You will have to choose to which transforms should your measure stay invariant (is the rotated image similar to the original? If yes, simple fourier transform is not appropriate).
Measuring similarity of an image is hard, if you have to do that I would read about image stitching. If you just need to distinguish BLOB-s, first try to calculate some simple measures (I recommend calculating moments - area, orientation; read K-means clusteing), or 1D fourier transform of the distance of the contour from the center of the mass (whic is a little bit more difficult).
Before you attempt to code up a 2DFT, you should fully understand the math behind it. flolo is correct that you can compute it by first doing a 1D FFT on the rows and columns and then combining the results, but I have no reason to believe the L_inf norm is the best way to convert them to a metric, since it completely skips the usual combining step to create the full 2DFT. Take a look at http://fourier.eng.hmc.edu/e101/lectures/Image_Processing/node6.html at the very bottom of the page.
That said, there may be better ways to compare images that don't require comparing 2D arrays of information. For instance, PCA (Principal Component Analysis, which is just a matter of running SVD {Singular Value Decomposition} on your images after mean-centering them, though I'd take a look at the wikipedia article on it first) will give you a 1D vector which you could then apply some L_p norm to directly to compare, although in this case, i would use something like sum(min(a_i/b_i , b_i/a_i))/length(a), where a and b are the 1D vectors you got from the transform.
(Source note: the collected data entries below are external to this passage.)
class MomentumJacobian(object):
    kind = 3

    def __init__(self, W, bfmask, ui, prm, bc_dofs, mesh_s=None, space_s=None):
        mesh = W.mesh()
        self.layout = W.layout
        self.size = W.size()
        n2 = self.size
        nc = mesh.num_cells()
        if mesh_s is None:
            mesh_s = mesh_struct(mesh)
        if space_s is None:
            space_s = space_struct(W.layout)
        self._keep = (bfmask, ui, bc_dofs,
                      device.empty(2 * W.layout.nloc * nc), mesh_s, space_s)
        self.struct = _hip.MomentumJvp(
            ctypes.pointer(mesh_s),
            ctypes.pointer(space_s),
            _hip.i32(bfmask, nc, 'bfmask'), _hip.f64(ui, n2, 'ui'), prm,
            _hip.f64(self._keep[3]), int(bc_dofs.numel()),
            _hip.i32(bc_dofs) if bc_dofs.numel() else None,
            self._bc_mask(bc_dofs),
            )
        op = _hip.Operator()
        op.kind = 3
        op.n = W.layout.N
        op.matfree = ctypes.cast(ctypes.pointer(self.struct), ctypes.c_void_p)
        self._op = op

    def operator(self):
        return self._op

    def _bc_mask(self, bc_dofs):
        if not bc_dofs.numel():
            return None
        held = getattr(self, '_mask', None)
        stamp = (bc_dofs.data_ptr(), bc_dofs.numel(), bc_dofs._version)
        if held is None or held[0] is not bc_dofs or held[2] != stamp:
            mask = torch.zeros(self.size, dtype=torch.uint8,
                               device=bc_dofs.device)
            mask[bc_dofs.long()] = 1
            device.synchronize()
            self._mask = held = (bc_dofs, mask, stamp)
        return _hip.u8(held[1], self.size, 'bc_mask')

    def rebind(self, bfmask, ui, prm, bc_dofs):
        nc = self.layout.mesh.num_cells()
        self._keep = (bfmask, ui, bc_dofs) + self._keep[3:]
        s = self.struct
        s.bfmask = _hip.i32(bfmask, nc, 'bfmask')
        s.ui = _hip.f64(ui, self.size, 'ui')
        s.prm = prm
        s.nbc = int(bc_dofs.numel())
        s.bc_dofs = _hip.i32(bc_dofs) if bc_dofs.numel() else None
        s.bc_mask = self._bc_mask(bc_dofs)
        return self

    @classmethod
    def cached(cls, W, bfmask, ui, prm, bc_dofs, mesh_s=None, space_s=None):
        key = ('jvp_operator', id(mesh_s), id(space_s))
        held = W.layout._dev.get(key)
        if held is None:
            held = cls(W, bfmask, ui, prm, bc_dofs, mesh_s, space_s)
            W.layout._dev[key] = held
            return held
        return held.rebind(bfmask, ui, prm, bc_dofs)

    def apply(self, x, y):
        lib = _hip.lib()
        assert x.data_ptr() != y.data_ptr()
        _hip.check(lib.flow_momentum_jvp_apply(
            ctypes.byref(self.struct), _hip.f64(x, self.size, 'x'),
            _hip.f64(y, self.size, 'y'), _hip.stream()
            ))
        return y


STIFFNESS, MASS, LUMPED_MASS = 0, 1, 2


def assemble_scalar_matrix(layout, kind):
    key = ('matrix', kind)
    if key not in layout._dev:
        lib = _hip.lib()
        mesh = layout.mesh
        A = Matrix(layout, 0)
        buf = scratch(mesh, layout.nloc**2 * mesh.num_cells())
        _hip.check(lib.flow_assemble_scalar_matrix(
            kind, ctypes.byref(mesh_struct(mesh)),
            ctypes.byref(space_struct(layout)), _hip.f64(buf),
            _hip.f64(A.vals), _hip.stream()
            ))
        layout._dev[key] = A
    return layout._dev[key]


def assemble_mass(V):
    return assemble_scalar_matrix(V.layout, MASS)


def assemble_stiffness(V):
    return assemble_scalar_matrix(V.layout, STIFFNESS)


def symmetric_bc_matrix(A, isbc):
    lib = _hip.lib()
    lay = A.layout
    out = Matrix(lay, 0)
    _hip.check(lib.flow_bc_symmetric_matrix(
        lay.N, _hip.i32(lay.dev('rowptr')), _hip.i32(lay.dev('cols')),
        _hip.f64(A.vals, lay.nnz), _hip.u8(isbc, lay.N, 'isbc'),
        _hip.f64(out.vals, lay.nnz), _hip.stream()
        ))
    return out
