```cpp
SL_API int  sl_policy_network_set(sl_ctx* ctx, int nlayers, const int32_t* h_dims,
                           const int32_t* h_activations, const double* h_kernels,
                           const double* h_biases, const int32_t* h_has_bias, double output_scale);

SL_API int  sl_values(sl_ctx* ctx, int64_t lo, int64_t hi, double* d_values);

SL_API int  sl_lyap_sweep(sl_ctx* ctx, int64_t lo, int64_t hi, const uint64_t* d_init_bits,
                   const double* d_values, uint64_t* d_neg_bits, sl_sweep_result* d_result,
                   double* d_dbg);


SL_API int  sl_values_implicit(sl_ctx* ctx, int* out);

SL_API int  sl_fold_results(sl_ctx* ctx, const sl_sweep_result* d_records, int count,
                     sl_sweep_result* d_out);

SL_API int  sl_lyap_finalize_dev(sl_ctx* ctx, int64_t lo, int64_t hi, const double* d_values,
                          const uint64_t* d_init_bits, const uint64_t* d_prev_bits,
                          const sl_sweep_result* d_folded, const sl_key* d_keep,
                          uint64_t* d_safe_bits, sl_sweep_result* d_result);
// ... 150 lines not shown
```

### safe_learning_amd/_hip.py

```python

import ctypes as C
import os

import numpy as np

HERE = os.path.dirname(os.path.abspath(__file__))
LIB_PATH = os.environ.get("SL_LIB_PATH") or os.path.join(HERE, "libslhip.so")

MAX_STATE_DIM = 6
MAX_ACTION_DIM = 2
MAX_INPUT_DIM = 8
MAX_GP_HEADS = 6
MAX_NN_LAYERS = 4
MAX_SIMPLICES = 32

OK, ERR_INVALID, ERR_HIP, ERR_UNSUPPORTED, ERR_NOMEM = 0, -1, -2, -3, -4
POLICY_LINEAR, POLICY_CONST, POLICY_TABLE, POLICY_TRI, POLICY_NETWORK = 1, 2, 3, 4, 5
DYN_LINEAR, DYN_PENDULUM, DYN_CARTPOLE, DYN_GP = 1, 2, 3, 4
V_QUADRATIC, V_TRI, V_NETWORK = 1, 2, 3
LIP_CONST, LIP_ABS_LINEAR, LIP_NORM_LINEAR, LIP_ABS_GRAD, LIP_NORM_GRAD = 0, 1, 2, 3, 4
LF_CONST, LF_AFFINE_NORM1 = 0, 1
EVAL_VALUE, EVAL_POLICY, EVAL_DYNAMICS, EVAL_DECREASE, EVAL_LV = 1, 2, 3, 4, 5
NN_LOSS_ABS, NN_LOSS_ROA = 1, 2

# ... 74 lines not shown
                ("jacobi_cycles", C.c_int64), ("residual_inf", C.c_double), ("bound", C.c_double),
                ("kappa", C.c_double), ("converged", C.c_int32), ("reserved", C.c_int32)]


SOLVE_GMRES, SOLVE_JACOBI = 0, 1


RESULT_WORDS = 8
R_FAIL_V, R_FAIL_I, R_LAST_V, R_LAST_I, R_MAX_V, R_MAX_I, R_BELOW, R_SAFE = range(8)
SORT_COUNT_WORDS = 256 * 2048
ADAPTIVE_ROW_WORDS = 6
SELECT_WORDS = 8
S_PREFIX, S_REMAINING, S_KEY_V, S_KEY_I, S_RANK, S_NONE = range(6)

_vp, _i64, _int, _dbl = C.c_void_p, C.c_int64, C.c_int, C.c_double
_int32_p = C.POINTER(C.c_int32)

SIGNATURES = {
    "sl_version": (_int, ()),
    "sl_ctx_create": (_int, (_int, _vp, C.POINTER(_vp))),
    "sl_ctx_destroy": (_int, (_vp,)),
    "sl_last_error": (C.c_char_p, (_vp,)),
    "sl_ctx_synchronize": (_int, (_vp,)),
    "sl_last_kernel": (C.c_char_p, (_vp,)),
    "sl_timing_configure": (_int, (_vp, _int)),
    "sl_timing_collect": (_int, (_vp, _int, c_double_p, _int, C.POINTER(_int))),
    "sl_model_set": (_int, (_vp, C.POINTER(ModelDesc))),
    "sl_policy_touch": (_int, (_vp,)),
    "sl_gp_set_head": (_int, (_vp, _int, _int, _int, _int, _int, c_double_p, c_double_p, c_double_p, _dbl,
                              c_double_p)),
    "sl_gp_set_head_kernel": (_int, (_vp, _int, _int, _int, _int, _int, c_double_p, c_double_p, c_double_p,
                                     C.POINTER(GpKernel))),
    "sl_gp_append_point": (_int, (_vp, _int, c_double_p, c_double_p, c_double_p)),
    "sl_gp_configure": (_int, (_vp, _int, _dbl)),
    "sl_gp4_early_configure": (_int, (_vp, _int)),
    "sl_gp4_workgroups_configure": (_int, (_vp, _int)),
    "sl_gp4_segment_configure": (_int, (_vp, _int)),
    "sl_tri_set": (_int, (_vp, _int, C.POINTER(GridDesc), _int, _int32_p, c_double_p, c_double_p, _int, _int,
                          _vp)),
    "sl_tri_set_table": (_int, (_vp, _int, _vp)),
    "sl_network_set": (_int, (_vp, _int, _int32_p, _int32_p, c_double_p)),
    "sl_policy_network_set": (_int, (_vp, _int, _int32_p, _int32_p, c_double_p, c_double_p, _int32_p, _dbl)),
    "sl_values": (_int, (_vp, _i64, _i64, _vp)),
    "sl_lyap_sweep": (_int, (_vp, _i64, _i64, _vp, _vp, _vp, _vp, _vp)),
    "sl_values_implicit": (_int, (_vp, C.POINTER(_int))),
    "sl_fold_results": (_int, (_vp, _vp, _int, _vp)),
    "sl_lyap_finalize_dev": (_int, (_vp, _i64, _i64, _vp, _vp, _vp, _vp, _vp, _vp, _vp)),
    "sl_refinement_carry": (_int, (_vp, _i64, _i64, _vp, _vp, _vp, _vp, _vp, _vp)),
    "sl_select_begin": (_int, (_vp, _vp, _i64, _i64, _vp, _i64)),
    "sl_select_hist": (_int, (_vp, _i64, _i64, _vp, _int, _int, _vp, _vp)),
    "sl_select_digit": (_int, (_vp, _int, _int, _vp, _vp)),
    "sl_sort_pairs": (_int, (_vp, _i64, _vp, _vp, _vp, _vp, _vp)),
    "sl_partition_by_digit": (_int, (_vp, _i64, _vp, _vp, _vp, _vp)),
    "sl_gather_rows": (_int, (_vp, _i64, _int, _vp, _vp, _vp)),
    "sl_adaptive_pack": (_int, (_vp, _i64, _i64, _vp, _vp, _int, _vp, _vp, _vp, _vp)),
    "sl_adaptive_dest": (_int, (_vp, _i64, _vp, _vp, _int, _vp)),
    "sl_adaptive_sort_keys": (_int, (_vp, _i64, _vp, _vp, _vp)),
    "sl_adaptive_analyse": (_int, (_vp, _i64, _i64, _i64, _vp, _vp, _dbl, _dbl, _i64, _vp, _vp)),
    "sl_adaptive_apply": (_int, (_vp, _i64, _i64, _i64, _vp, _vp, _vp, _dbl, _dbl, _i64, _vp)),
    "sl_adaptive_scatter": (_int, (_vp, _i64, _i64, _i64, _vp, _vp, _vp, _vp, _vp)),
    "sl_index_to_state": (_int, (_vp, _i64, _vp, _vp)),
    "sl_perturb_pairs": (_int, (_vp, _i64, _int, _int, _vp, _vp, _int, _vp, _vp, _vp)),
    "sl_rows_sort_key": (_int, (_vp, _i64, _int, _int, _vp, _vp, _vp)),
    "sl_rows_duplicate_flags": (_int, (_vp, _i64, _int, _vp, _vp, _vp)),
    "sl_sample_bounds": (_int, (_vp, _i64, _int, _int, _vp, _vp, _vp, _dbl, _vp, _vp)),
    "sl_state_membership": (_int, (_vp, _i64, _vp, _vp, _vp)),
# ... 145 lines not shown
        alpha, pA = _as_c(alpha)
        ls, pls = _as_c(lengthscales)
        n, p = X.shape
        self.lib.sl_gp_set_head(self.handle, head, n, p, alpha.shape[1], col0, pX, pL, pA, float(variance),
                                pls)

    def gp_set_head_kernel(self, head, X, Linv, alpha, col0, factors):
        X, pX = _as_c(X)
        Linv, pL = _as_c(Linv)
        alpha, pA = _as_c(alpha)
        n, p = X.shape
        if len(factors) > KERNEL_MAX_FACTORS:
            raise ValueError("kernel with %d leaf factors (engine limit %d)" % (len(factors), KERNEL_MAX_FACTORS))
        spec = GpKernel()
        spec.nfactors = len(factors)
        for f, (kind, product, variance, inv_ls) in enumerate(factors):
            spec.factor[f].kind, spec.factor[f].product = int(kind), int(product)
            for q in range(p):
                spec.factor[f].variance[q] = float(variance[q])
                spec.factor[f].inv_lengthscales[q] = float(inv_ls[q])
        self.lib.sl_gp_set_head_kernel(self.handle, head, n, p, alpha.shape[1], col0, pX, pL, pA,
                                       C.byref(spec))

    def gp_append_point(self, head, x, linv_row, alpha_new):
        x, px = _as_c(x)
        row, pr = _as_c(linv_row)
        a, pa = _as_c(alpha_new)
        rc = self.lib.sl_gp_append_point(self.handle, head, px, pr, pa)
        if rc == ERR_UNSUPPORTED:
            return False
        self.check(rc, "sl_gp_append_point")
        return True

    def gp_inputs(self, head, n, p):
        out = np.empty((p, n), dtype=np.float64)
        self.lib.sl_debug_gp_inputs(self.handle, head, out.ctypes.data_as(c_double_p))
        return out

    def gp_configure(self, nheads, beta):
        self.lib.sl_gp_configure(self.handle, nheads, float(beta))

    def tri_set(self, slot, grid_desc, simplices, hyperplanes, discrete_points, project, ncols,
                table):
        simplices = np.ascontiguousarray(simplices, dtype=np.int32)
        hyper, ph = _as_c(hyperplanes)
        pts, pp = _as_c(np.concatenate(discrete_points))
        self._keepalive[slot] = table
        self.lib.sl_tri_set(self.handle, slot, C.byref(grid_desc), len(simplices),
                            simplices.ctypes.data_as(C.POINTER(C.c_int32)), ph, pp, int(bool(project)),
                            ncols, _ptr(table))

    def tri_set_table(self, slot, table):
        self._keepalive[slot] = table
        self.lib.sl_tri_set_table(self.handle, slot, _ptr(table))

    def network_set(self, dims, activations, kernels):
        dims = np.ascontiguousarray(dims, dtype=np.int32)
        acts = np.ascontiguousarray(activations, dtype=np.int32)
        flat, pk = _as_c(np.concatenate([np.asarray(k, dtype=np.float64).ravel() for k in kernels]))
        self.lib.sl_network_set(self.handle, len(acts), dims.ctypes.data_as(C.POINTER(C.c_int32)),
                                acts.ctypes.data_as(C.POINTER(C.c_int32)), pk)

    def policy_network_set(self, dims, activations, kernels, biases, output_scale):
        dims = np.ascontiguousarray(dims, dtype=np.int32)
        acts = np.ascontiguousarray(activations, dtype=np.int32)
        flat, pk = _as_c(np.concatenate([np.asarray(k, dtype=np.float64).ravel() for k in kernels]))
# ... 278 lines not shown
```

### safe_learning_amd/csrc/sl_gp.hip

```cpp
#include "sl_common.h"

typedef double sl_d4 __attribute__((ext_vector_type(4)));
typedef double sl_d2 __attribute__((ext_vector_type(2)));

#define SL_GP_SLABS_PER_CHUNK 16
#ifndef SL_GP_STAGGER
#define SL_GP_STAGGER 1
#endif
#ifndef SL_GP_GEN_UNROLL
#define SL_GP_GEN_UNROLL 1
#endif
#define SL_GP_DOUT_MAX SL_MAX_STATE_DIM

static constexpr int kCfgW[2] = {4, 8};
static constexpr int kCfgR[2] = {1, 4};
static constexpr int kCfgCB[2] = {1, 4};

static inline int cfg_panel_rows(int cfg) { return 16 * kCfgR[cfg != 0] * kCfgW[cfg != 0]; }

template <int W, int R, int CB, bool GENERAL, int DT, int MT, bool XSG = false>
__global__ __launch_bounds__(W * 64) void k_gp_sweep(
    const SlDevModel M, const SlGpDev gp, SlAux aux_arg, int64_t lo, int64_t hi, int64_t ntiles,
    const uint64_t* __restrict__ init_bits, const double* __restrict__ values,
    uint64_t* __restrict__ neg_bits, sl_key* __restrict__ partials, double* __restrict__ dbg,
    int xs_doubles, int alpha_doubles, const double* __restrict__ points, int nb_arg) {
    __shared__ SlTriLds<GENERAL> tri_lds;
    const SlAux aux = sl_stage_aux<GENERAL>(tri_lds, aux_arg);
    constexpr int C = 16 * CB;
    constexpr int RP = 16 * R * W;
    constexpr int RB = R * W;
    constexpr int FRAGS = SL_GP_SLABS_PER_CHUNK * CB / W;
    constexpr int KXBUF = SL_GP_SLABS_PER_CHUNK * CB * 64;
    static_assert(W % CB == 0, "W must be a multiple of CB");
// ... 283 lines not shown
    }
    __syncthreads();
    sl_block_reduce_key<true>(best_v, best_i, sv, si);
    if (tid == 0) { partials[blockIdx.x].vbits = best_v; partials[blockIdx.x].index = best_i; }
}

static int choose_cfg(const sl_ctx* ctx, int n) {
    if (ctx->env.gp_cfg >= 0) return ctx->env.gp_cfg;
    if (n <= 256) return 0;
    return 2;
}

static int gp_set_head(sl_ctx* ctx, int head, int n, int p, int dout, int col0, const double* h_X,
                       const double* h_Linv, const double* h_alpha, double variance,
                       const double* h_lengthscales, const sl_gp_kernel* h_kernel) {
    if (!ctx || !h_X || !h_Linv || !h_alpha || !h_lengthscales)
        return sl_fail(ctx, SL_ERR_INVALID, "sl_gp_set_head: NULL argument");
    if (head < 0 || head >= SL_MAX_GP_HEADS)
        return sl_fail(ctx, SL_ERR_INVALID, "sl_gp_set_head: head %d outside [0,%d)", head,
                       SL_MAX_GP_HEADS);
    if (n < 1 || p < 1 || p > SL_MAX_INPUT_DIM || dout < 1 || col0 < 0 ||
        col0 + dout > SL_MAX_STATE_DIM)
        return sl_fail(ctx, SL_ERR_INVALID, "sl_gp_set_head: bad sizes n=%d p=%d dout=%d col0=%d",
                       n, p, dout, col0);
    if (!(variance > 0.0)) return sl_fail(ctx, SL_ERR_INVALID, "sl_gp_set_head: variance <= 0");
    for (int q = 0; q < p; ++q)
        if (!(h_lengthscales[q] > 0.0))
            return sl_fail(ctx, SL_ERR_INVALID, "sl_gp_set_head: lengthscale <= 0");
    const int cfg = choose_cfg(ctx, n);
    const int rp = cfg_panel_rows(cfg);
    const int n_pad = ((n + rp - 1) / rp) * rp;
    const int nslab2 = n_pad / 8;

    std::vector<double> xs((size_t)p * n_pad, 0.0), alphap((size_t)n_pad * dout, 0.0);
    std::vector<double> mpack((size_t)n_pad * n_pad, 0.0);
    for (int j = 0; j < n; ++j)
        for (int q = 0; q < p; ++q) xs[(size_t)q * n_pad + j] = h_X[(size_t)j * p + q] / h_lengthscales[q];
    for (int i = 0; i < n; ++i) {
        for (int dd = 0; dd < dout; ++dd) {
            const double ai = h_alpha[(size_t)i * dout + dd];
            if (ai == 0.0) continue;
            for (int j = 0; j <= i; ++j) alphap[(size_t)j * dout + dd] += h_Linv[(size_t)i * n + j] * ai;
        }
    }
    for (int I = 0; I < n_pad / 16; ++I) {
        for (int S2 = 0; S2 < nslab2; ++S2) {
            if (8 * S2 > 16 * I + 15) continue;
            for (int l = 0; l < 64; ++l) {
                const int row = 16 * I + (l & 15);
                for (int e = 0; e < 2; ++e) {
                    const int col = 4 * (2 * S2 + e) + (l >> 4);
                    double v = 0.0;
                    if (row < n && col <= row) v = h_Linv[(size_t)row * n + col];
                    mpack[(((size_t)I * nslab2 + S2) * 64 + l) * 2 + e] = v;
                }
            }
        }
    }
    SL_HIP_CHECK(ctx, hipSetDevice(ctx->device));
    SL_HIP_CHECK(ctx, hipStreamSynchronize(ctx->stream));
    ++ctx->dynamics_token;
    SlGpHeadHost& hh = ctx->gp_heads[head];
    if (hh.d_xs) (void)hipFree(hh.d_xs);
    if (hh.d_mpack) (void)hipFree(hh.d_mpack);
    if (hh.d_alpha) (void)hipFree(hh.d_alpha);
    if (hh.d_kernel) (void)hipFree(hh.d_kernel);
    hh.d_xs = hh.d_mpack = hh.d_alpha = nullptr;
    hh.d_kernel = nullptr;
    if (h_kernel) {
        SL_HIP_CHECK(ctx, hipMalloc(&hh.d_kernel, sizeof(sl_gp_kernel)));
        SL_HIP_CHECK(ctx, hipMemcpy(hh.d_kernel, h_kernel, sizeof(sl_gp_kernel), hipMemcpyHostToDevice));
        hh.h_kernel = *h_kernel;
    }
    SL_HIP_CHECK(ctx, hipMalloc(&hh.d_xs, xs.size() * sizeof(double)));
    SL_HIP_CHECK(ctx, hipMalloc(&hh.d_mpack, mpack.size() * sizeof(double)));
    SL_HIP_CHECK(ctx, hipMalloc(&hh.d_alpha, alphap.size() * sizeof(double)));
// ... 67 lines not shown
    }
}

extern "C" int sl_gp_append_point(sl_ctx* ctx, int head, const double* h_x, const double* h_linv_row,
                                  const double* h_alpha_new) {
    if (!ctx || !h_x || !h_linv_row || !h_alpha_new)
        return sl_fail(ctx, SL_ERR_INVALID, "sl_gp_append_point: NULL argument");
    if (head < 0 || head >= SL_MAX_GP_HEADS || !ctx->gp_heads[head].set)
        return sl_fail(ctx, SL_ERR_INVALID, "sl_gp_append_point: head %d not set", head);
    SlGpHeadHost& hh = ctx->gp_heads[head];
    SlGpHeadDev& dv = ctx->h_gp.head[head];
    const int n = hh.n;
    if (n + 1 > hh.n_pad)
        return sl_fail(ctx, SL_ERR_UNSUPPORTED, "sl_gp_append_point: capacity %d of head %d is "
                                                "exhausted (upload the head again)", hh.n_pad, head);
    ++ctx->dynamics_token;
    SL_HIP_CHECK(ctx, hipSetDevice(ctx->device));
    SL_HIP_CHECK(ctx, hipStreamSynchronize(ctx->stream));
    const size_t need = sizeof(double) * (size_t)(n + 1 + hh.p + hh.dout);
    SL_HIP_CHECK(ctx, sl_grow(ctx, &ctx->d_scratch, &ctx->scratch_bytes, need));
    std::vector<double> stage((size_t)(n + 1 + hh.p + hh.dout));
    for (int c = 0; c <= n; ++c) stage[c] = h_linv_row[c];
    for (int q = 0; q < hh.p; ++q) stage[n + 1 + q] = h_x[q] / hh.lengthscales[q];
    for (int dd = 0; dd < hh.dout; ++dd) stage[n + 1 + hh.p + dd] = h_alpha_new[dd];
    double* d_stage = reinterpret_cast<double*>(ctx->d_scratch);
    SL_HIP_CHECK(ctx, hipMemcpy(d_stage, stage.data(), need, hipMemcpyHostToDevice));
    hipLaunchKernelGGL(k_gp_append, dim3((n + hh.p + 256) / 256), dim3(256), 0, ctx->stream, d_stage, n,
                       hh.n_pad, dv.nslab2, hh.p, hh.dout, d_stage + n + 1, d_stage + n + 1 + hh.p,
                       hh.d_mpack, hh.d_alpha, hh.d_xs);
    SL_HIP_CHECK(ctx, hipGetLastError());
    SL_HIP_CHECK(ctx, hipStreamSynchronize(ctx->stream));
    hh.n = n + 1;
    dv.n = n + 1;
    SL_HIP_CHECK(ctx, hipMemcpy(ctx->d_gp, &ctx->h_gp, sizeof(SlGpDev), hipMemcpyHostToDevice));
    return SL_OK;
}
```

There are many good sites with code for a fft on an 1-D array of values. You just apply this fft row by row on your image. And afterwards you do fft columnwise on the results.
Now you need a metric to get from the resulting transformed image, my suggestion would be to try the max-norm (L_inf). That is max_{x,y}{fft2d(imag1)[x,y] - fft2d(imag2)[x,y]}.
If you just want to check if it is likely that one image is a quick edit of another for something like DRM of stock photography then check the percentages of a normalized color palette within probable regions. If they match within an THRESHOLD for a NUMBER_OF_TEST_COLORS in any one of a number of TEST_REGIONS within the image then you have a "suspect"... you still need a human to check the suspects. But this is a quick and dirty way to find many of the image re-sizers, horiz/vert flippers, and background color changers, file format changers, and other subtle variations... of course "normalizing the colors" to a quantized palette is an art unto itself. I would recommend quantizing images into nearest "web safe" colors for practicality.
I'm a blue collar garbage man in comparison to a mathematician, but garbage men are quite practical! I have had good success with this kind of approach in grouping similar images and search by color applications.